Please filter the listing below and copy out the lines that hold "MODEL".

:::::

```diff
@@ -653,7 +690,14 @@
     const int force = h->resto_in_launch ? -1 : 0;
     if (h->skip_empty_pass && mpcbd::pass_is_empty(v, h->cfg.N, plan, i, force)) continue;
     a.resto_here = mpcbd::resto_in_launch(v, h->cfg.N, plan, i, force) ? 1 : 0;
-    int rc = mpcbd::visit(v, resto, [&](auto inst) { return launch_kernel(h, stream, kernel_of(inst), a, lds[resto || a.resto_here]); });
+    const size_t lds_i = lds[resto || a.resto_here];
+    const int slots = mpcbd::slots_of(h->cus, lds_i);
+    a.grid = mpcbd::loops(v) && mpcbd::grid_pays(a.B, slots, h->inflight(), h->persistent_grid) ? mpcbd::grid_size(a.B, slots, h->grid_cap) : a.B;
+    a.ticket = nullptr;
+    if (mpcbd::needs_ticket(a.B, a.grid)) {
+      a.ticket = L.d_ticket;
+    }
+    int rc = mpcbd::visit(v, resto, [&](auto inst) { return launch_kernel(h, stream, kernel_of(inst), a, lds_i); });
     if (rc != MPCB_OK) return rc;
     HIP_TRY(h, hipGetLastError());
   }
@@ -955,9 +999,13 @@
   h->resto_in_launch = !switched_off("MPCB_RESTO_IN_LAUNCH");
   h->lane0_own_stream = !switched_off("MPCB_LANE0_OWN_STREAM");
   h->skip_empty_pass = !switched_off("MPCB_SKIP_EMPTY_PASS");
+  if (const char* e = std::getenv("MPCB_PERSISTENT_GRID")) h->persistent_grid = (e[0] == '0' && e[1] == 0) ? 0 : (e[0] == '1' && e[1] == 0) ? 1 : -1;
+  if (const char* cap = std::getenv("MPCB_GRID_CAP")) h->grid_cap = std::atoi(cap) > 0 ? std::atoi(cap) : 0;
+  if (h->grid_cap > 0 && h->persistent_grid < 0) h->persistent_grid = 1;
   int nx, nz, ng; mpcb_dims(cfg, &nx, &nz, &ng);
   h->nx = nx; h->nz = nz; h->ng = ng;
-  if (hipSetDevice(device) != hipSuccess || hipStreamCreateWithFlags(&h->stream, hipStreamNonBlocking) != hipSuccess) {
+  if (hipSetDevice(device) != hipSuccess || hipDeviceGetAttribute(&h->cus, hipDeviceAttributeMultiprocessorCount, device) != hipSuccess ||
+      hipStreamCreateWithFlags(&h->stream, hipStreamNonBlocking) != hipSuccess) {
     delete h;
     return fail(nullptr, MPCB_E_DEVICE, "cannot create a stream on device %d", device);
   }
@@ -984,6 +1032,7 @@
     if (L.stream && L.stream != h->stream) { (void)hipStreamSynchronize(L.stream); (void)hipStreamDestroy(L.stream); }
     if (L.d_work) (void)hipFree(L.d_work);
     if (L.d_st_own) (void)hipFree(L.d_st_own);
+    if (L.d_ticket) (void)hipFree(L.d_ticket);
     if (L.done) (void)hipEventDestroy(L.done);
   }
   if (h->ev_fork) (void)hipEventDestroy(h->ev_fork);
diff --git a/mpc_motion_planning_amd/csrc/mpcb_dispatch.h b/mpc_motion_planning_amd/csrc/mpcb_dispatch.h
--- a/mpc_motion_planning_amd/csrc/mpcb_dispatch.h
+++ b/mpc_motion_planning_amd/csrc/mpcb_dispatch.h
@@ -101,6 +101,31 @@
   return i > 0 && plan.pass[i] == MPCB_PASS_RESTO && resto_in_launch(v, N, plan, i - 1, force);
 }
 
+#ifndef MPCB_GRID_FACTOR
+#define MPCB_GRID_FACTOR 1
+#endif
+constexpr int GRID_FACTOR = MPCB_GRID_FACTOR;
+constexpr int slots_of(int cus, size_t lds) { return cus * wgs_per_cu(lds); }
+constexpr int grid_size(int B, int slots, int cap) {
+  int g = B;
+  if (slots > 0 && B > slots) { const long long f = (long long)slots * GRID_FACTOR; g = f < B ? (int)f : B; }
+  if (cap > 0 && g > cap) g = cap;
+  return g;
+}
+constexpr int PERSIST_MIN_TRIPS = 8;
+constexpr bool grid_pays(int B, int slots, int lanes, int force = -1) {
+  if (force >= 0) return force != 0;
+  return lanes == 1 || (long long)B >= (long long)PERSIST_MIN_TRIPS * slots;
+}
+constexpr bool needs_ticket(int B, int grid) { return grid < B; }
+#ifdef MPCB_NO_PERSISTENT_GRID
+constexpr int PERSIST_NOBS_MAX = -1;
+#else
+constexpr int PERSIST_NOBS_MAX = 3;
+#endif
+constexpr bool loops(int nobs, bool gen, bool rk4) { return nobs <= PERSIST_NOBS_MAX && !gen && !rk4; }
+constexpr bool loops(const Variant& v) { return !v.track && loops(v.nobs, v.gen, v.rk4); }
+
 template <int MODEL, int NOBS, bool GEN, bool RK4, bool TRACK, bool PARAMS, bool RESTO>
 struct Inst {
   static constexpr int model = MODEL, nobs = NOBS;
diff --git a/mpc_motion_planning_amd/csrc/mpcb_grid.h b/mpc_motion_planning_amd/csrc/mpcb_grid.h
--- /dev/null
+++ b/mpc_motion_planning_amd/csrc/mpcb_grid.h
@@ -0,0 +1,67 @@
+#pragma once
+
+#if defined(__HIPCC__) && !defined(MPCB_WAVE_EMU)
+#include <hip/hip_runtime.h>
+#define MPCB_GRID_FN __device__ __forceinline__
+#else
+#include <atomic>
+#define MPCB_GRID_FN inline
+#endif
+
+namespace mpcbg {
+
+constexpr int TICKET_WORDS = 2;
+
+#if defined(__HIPCC__) && !defined(MPCB_WAVE_EMU)
+template <class Late>
+struct DeviceTicket {
+  using gptr = __attribute__((address_space(1))) int*;
+  Late late;
+  MPCB_GRID_FN bool armed() const { return late()->ticket != nullptr; }
+  MPCB_GRID_FN int grid() const { return late()->grid; }
+  MPCB_GRID_FN int B() const { return late()->B; }
+  MPCB_GRID_FN int draw() const {
+    int t = 0;
+    if (threadIdx.x == 0) t = __hip_atomic_fetch_add((gptr)late()->ticket, 1, __ATOMIC_RELAXED, __HIP_MEMORY_SCOPE_AGENT);
+    return __builtin_amdgcn_readfirstlane(t);
+  }
+  MPCB_GRID_FN void retire() const {
+    if (threadIdx.x == 0) {
+      const gptr w = (gptr)late()->ticket;
+      const int d = __hip_atomic_fetch_add(w + 1, 1, __ATOMIC_ACQ_REL, __HIP_MEMORY_SCOPE_AGENT);
+      if (d == grid() - 1) {
+        __hip_atomic_store(w, 0, __ATOMIC_RELAXED, __HIP_MEMORY_SCOPE_AGENT);
+        __hip_atomic_store(w + 1, 0, __ATOMIC_RELAXED, __HIP_MEMORY_SCOPE_AGENT);
+      }
+    }
+  }
+};
+#else
+struct HostTicket {
+  std::atomic<int>* w; int grid_, B_;
+  bool armed() const { return w != nullptr; }
+  int grid() const { return grid_; }
+  int B() const { return B_; }
+  int draw() const { return w[0].fetch_add(1, std::memory_order_relaxed); }
+  void retire() const {
+    const int d = w[1].fetch_add(1, std::memory_order_acq_rel);
+    if (d == grid_ - 1) { w[0].store(0, std::memory_order_relaxed); w[1].store(0, std::memory_order_relaxed); }
+  }
+};
+#endif
+
+template <class Ticket, class Solve, class Between>
+MPCB_GRID_FN void for_each_instance(const Ticket& ticket, const int g, Solve&& solve, Between&& between) {
+#if defined(__clang__)
+#pragma clang loop unroll(disable)
+#endif
+  for (int b = g; b < ticket.B();) {
+    solve(b);
+    if (!ticket.armed()) return;
+    between();
+    b = ticket.grid() + ticket.draw();
+  }
+  if (ticket.armed()) ticket.retire();
+}
+
+}
diff --git a/mpc_motion_planning_amd/csrc/mpcb_kernel.h b/mpc_motion_planning_amd/csrc/mpcb_kernel.h
--- a/mpc_motion_planning_amd/csrc/mpcb_kernel.h
+++ b/mpc_motion_planning_amd/csrc/mpcb_kernel.h
@@ -23,6 +23,8 @@
   const double* xref;
   const mpcb_config* cfgs;
   int32_t resto_here;
+  int32_t grid;
+  int32_t* ticket;
 };
 
 #if defined(MPCB_STAMPS) && !defined(MPCB_WAVE_EMU)
```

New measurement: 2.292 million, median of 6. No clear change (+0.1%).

:::::

- **FINISHED TASK**:
 template <int MODEL, int NOBS, bool GEN, bool RK4, bool TRACK, bool PARAMS, bool RESTO>
   static constexpr int model = MODEL, nobs = NOBS;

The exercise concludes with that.